The following is a compendium of interesting items taken from the "Current News". The emphasis is on technical developments related to transformers as well as items relating to expansions and changes within the plant. However, there are also miscellaneous "tidbits" of information which deal with people-related and community types of events.

"South Gate" at East Street during the 1920's courtesy of General Electric Company

1914:

  • The High Voltage Engineering Laboratory was formed.

One of the many brilliant technical men associated with the Pittsfield plant over the years was A.M. Gifford, who headed the Laboratory operation for 45 years. Gifford was instrumental in the quest for the development of improved transformer core steel which drastically cut magnetic losses.

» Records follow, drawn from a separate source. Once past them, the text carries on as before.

class MSDeformAttnTransformerEncoder(nn.Module):
    def __init__(self, encoder_layer_factory, num_layers):
        super().__init__()
        self.layers = nn.ModuleList([encoder_layer_factory() for _ in range(num_layers)])
        self.num_layers = num_layers
        self._ref_cache = {}

    @staticmethod
    def get_reference_points(spatial_shapes, valid_ratios, device):
        refs = []
        for lvl, (H_, W_) in enumerate(spatial_shapes):
            H_, W_ = int(H_), int(W_)
            ry, rx = torch.meshgrid(torch.linspace(0.5, H_ - 0.5, H_, dtype=torch.float32, device=device),
                                    torch.linspace(0.5, W_ - 0.5, W_, dtype=torch.float32, device=device), indexing="ij")
            ry = ry.reshape(-1)[None] / (valid_ratios[:, None, lvl, 1] * H_)
            rx = rx.reshape(-1)[None] / (valid_ratios[:, None, lvl, 0] * W_)
            refs.append(torch.stack((rx, ry), -1))
        ref = torch.cat(refs, 1)
        return ref[:, :, None] * valid_ratios[:, None]

    def forward(self, src, spatial_shapes, level_start_index, valid_ratios, pos=None, padding_mask=None,
                shapes_host=None):
        key = (tuple(map(tuple, shapes_host)), src.shape[0], str(src.device)) if shapes_host is not None else None
        if key is not None and key in self._ref_cache:
            reference_points = self._ref_cache[key]
        else:
            reference_points = self.get_reference_points(shapes_host or spatial_shapes.tolist(), valid_ratios, src.device)
            if key is not None:
                self._ref_cache[key] = reference_points
        if self._fused_ok(src, pos, reference_points, padding_mask):
            l0 = self.layers[0]
            spec = EncoderSpec(l0.self_attn.n_heads, l0.self_attn.n_levels, l0.self_attn.n_points, l0.norm1.eps,
                               l0.self_attn.im2col_step, reference_points, spatial_shapes, level_start_index)
            return EncoderCore.apply(spec, src, pos, *self._core_params())
        out = src
        for layer in self.layers:
            out = layer(out, pos, reference_points, spatial_shapes, level_start_index, padding_mask)
        return out

    fused_core = True

    def _fused_ok(self, src, pos, reference_points, padding_mask):
        if not (self.fused_core and self.num_layers and src.is_cuda and src.dtype == torch.float32 and pos is not None
                and padding_mask is None and reference_points.shape[-1] == 2 and not torch.is_autocast_enabled("cuda")):
            return False
        l0 = self.layers[0]
        if self.training and any(d.p > 0 for l in self.layers for d in (l.dropout1, l.dropout2, l.dropout3)):
            return False
        return (supports_width(src.shape[-1]) and l0.linear1.out_features % 128 == 0
                and all(p.dtype == torch.float32 for p in l0.parameters()))

    def _core_params(self):
        p = []
        for l in self.layers:
            a = l.self_attn
            p += [a.sampling_offsets.weight, a.sampling_offsets.bias, a.attention_weights.weight, a.attention_weights.bias,
                  a.value_proj.weight, a.value_proj.bias, a.output_proj.weight, a.output_proj.bias, l.norm1.weight, l.norm1.bias,
                  l.linear1.weight, l.linear1.bias, l.linear2.weight, l.linear2.bias, l.norm2.weight, l.norm2.bias]
        return p


class LevelPos(torch.autograd.Function):

    @staticmethod
    def forward(ctx, level_embed, *pos_embeds):
        ctx.sizes = [int(p.shape[2] * p.shape[3]) for p in pos_embeds]
        B, C = pos_embeds[0].shape[:2]
        out = torch.empty((B, sum(ctx.sizes), C), dtype=pos_embeds[0].dtype, device=pos_embeds[0].device)
        flat = None
        if all(p.stride(0) == 0 for p in pos_embeds):
            key = tuple((p.data_ptr(), tuple(p.shape)) for p in pos_embeds)
            hit = LevelPos._flat.get(key)
            if hit is None:
                if len(LevelPos._flat) >= 8:
                    LevelPos._flat.clear()
                hit = LevelPos._flat[key] = (torch.cat([p[0].flatten(1).t() for p in pos_embeds]).contiguous(), pos_embeds)
            flat = hit[0]
        o = 0
        for i, (p, n) in enumerate(zip(pos_embeds, ctx.sizes)):
            a = flat[o:o + n].unsqueeze(0).expand(B, -1, -1) if flat is not None else p.flatten(2).transpose(1, 2)
            torch.add(a, level_embed[i].view(1, 1, -1), out=out[:, o:o + n])
            o += n
        return out

    _flat = {}

    @staticmethod
    def backward(ctx, d_pos):
        from ...functions.rowwise import colsum_acc
        d_pos = d_pos if d_pos.is_contiguous() else d_pos.contiguous()
        B, S, C = d_pos.shape
        d_le = torch.zeros((len(ctx.sizes), C), dtype=torch.float32, device=d_pos.device)
        start = 0
        for l, n in enumerate(ctx.sizes):
            for b in range(B):
                colsum_acc(d_pos[b, start:start + n], d_le[l])
            start += n
        return (d_le,) + (None,) * len(ctx.sizes)


class CatLevels(torch.autograd.Function):

    @staticmethod
    def forward(ctx, *srcs):
        ctx.shapes = [tuple(s.shape) for s in srcs]
        B, C = srcs[0].shape[:2]
        sizes = [s.shape[2] * s.shape[3] for s in srcs]
        out = torch.empty((B, sum(sizes), C), dtype=srcs[0].dtype, device=srcs[0].device)
        o = 0
        for s_, n in zip(srcs, sizes):
            out[:, o:o + n].copy_(s_.flatten(2).transpose(1, 2))
            o += n
        return out

    @staticmethod
    def backward(ctx, g):
        outs, o = [], 0
        for (B, C, h, w) in ctx.shapes:
            outs.append(g[:, o:o + h * w].transpose(1, 2).reshape(B, C, h, w))
            o += h * w
        return tuple(outs)


class MSDeformAttnTransformerEncoderOnly(nn.Module):
    def __init__(self, d_model=256, nhead=8, num_encoder_layers=6, dim_feedforward=1024, dropout=0.1,
                 activation="relu", num_feature_levels=4, enc_n_points=4):
        super().__init__()
        self.d_model, self.nhead = d_model, nhead
        self.encoder = MSDeformAttnTransformerEncoder(
            lambda: MSDeformAttnTransformerEncoderLayer(d_model, dim_feedforward, dropout, activation,
                                                        num_feature_levels, nhead, enc_n_points), num_encoder_layers)
        self.level_embed = nn.Parameter(torch.Tensor(num_feature_levels, d_model))
        self._shape_cache = {}
        self._reset_parameters()

    def _reset_parameters(self):
        for p in self.parameters():
            if p.dim() > 1:
                nn.init.xavier_uniform_(p)
        for m in self.modules():
            if isinstance(m, MSDeformAttn):
                m._reset_parameters()
        normal_(self.level_embed)

    def forward(self, srcs, pos_embeds):
        shapes_host = [(int(s.shape[2]), int(s.shape[3])) for s in srcs]
        key = (tuple(shapes_host), str(srcs[0].device))
        if key not in self._shape_cache:
            sh = torch.as_tensor(shapes_host, dtype=torch.long, device=srcs[0].device)
            self._shape_cache[key] = (sh, torch.cat((sh.new_zeros((1,)), sh.prod(1).cumsum(0)[:-1])))
        spatial_shapes, level_start_index = self._shape_cache[key]
        if srcs[0].is_cuda:
            src = CatLevels.apply(*srcs)
        else:
            src = torch.cat([s.flatten(2).transpose(1, 2) for s in srcs], 1)
        if src.is_cuda and src.dtype == torch.float32 and self.level_embed.dtype == torch.float32 and self.d_model % 128 == 0:
            pos = LevelPos.apply(self.level_embed, *pos_embeds)
        else:
            pos = torch.cat([p.flatten(2).transpose(1, 2) + self.level_embed[i].view(1, 1, -1)
                             for i, p in enumerate(pos_embeds)], 1)
        valid_ratios = src.new_ones((src.shape[0], len(srcs), 2))
        memory = self.encoder(src, spatial_shapes, level_start_index, valid_ratios, pos, None, shapes_host=shapes_host)
        return memory, spatial_shapes, level_start_index, shapes_host


CONV_X3 = bool(int(__import__("os").environ.get("PD_CONV_X3", "1")))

Known as silicon steel, this material was actually first developed in England in 1907 by Sir Robert Hadfield.

Gifford also promoted the use of Pyranol, a non-flammable transformer insulating fluid which was eventually banned in the 1970's, being a suspected carcinogen.

He was heavily involved in development work through the years which eventually led to the creation of the G.E. Plastics Operation, the only vestige of General Electric remaining in Pittsfield in 1997.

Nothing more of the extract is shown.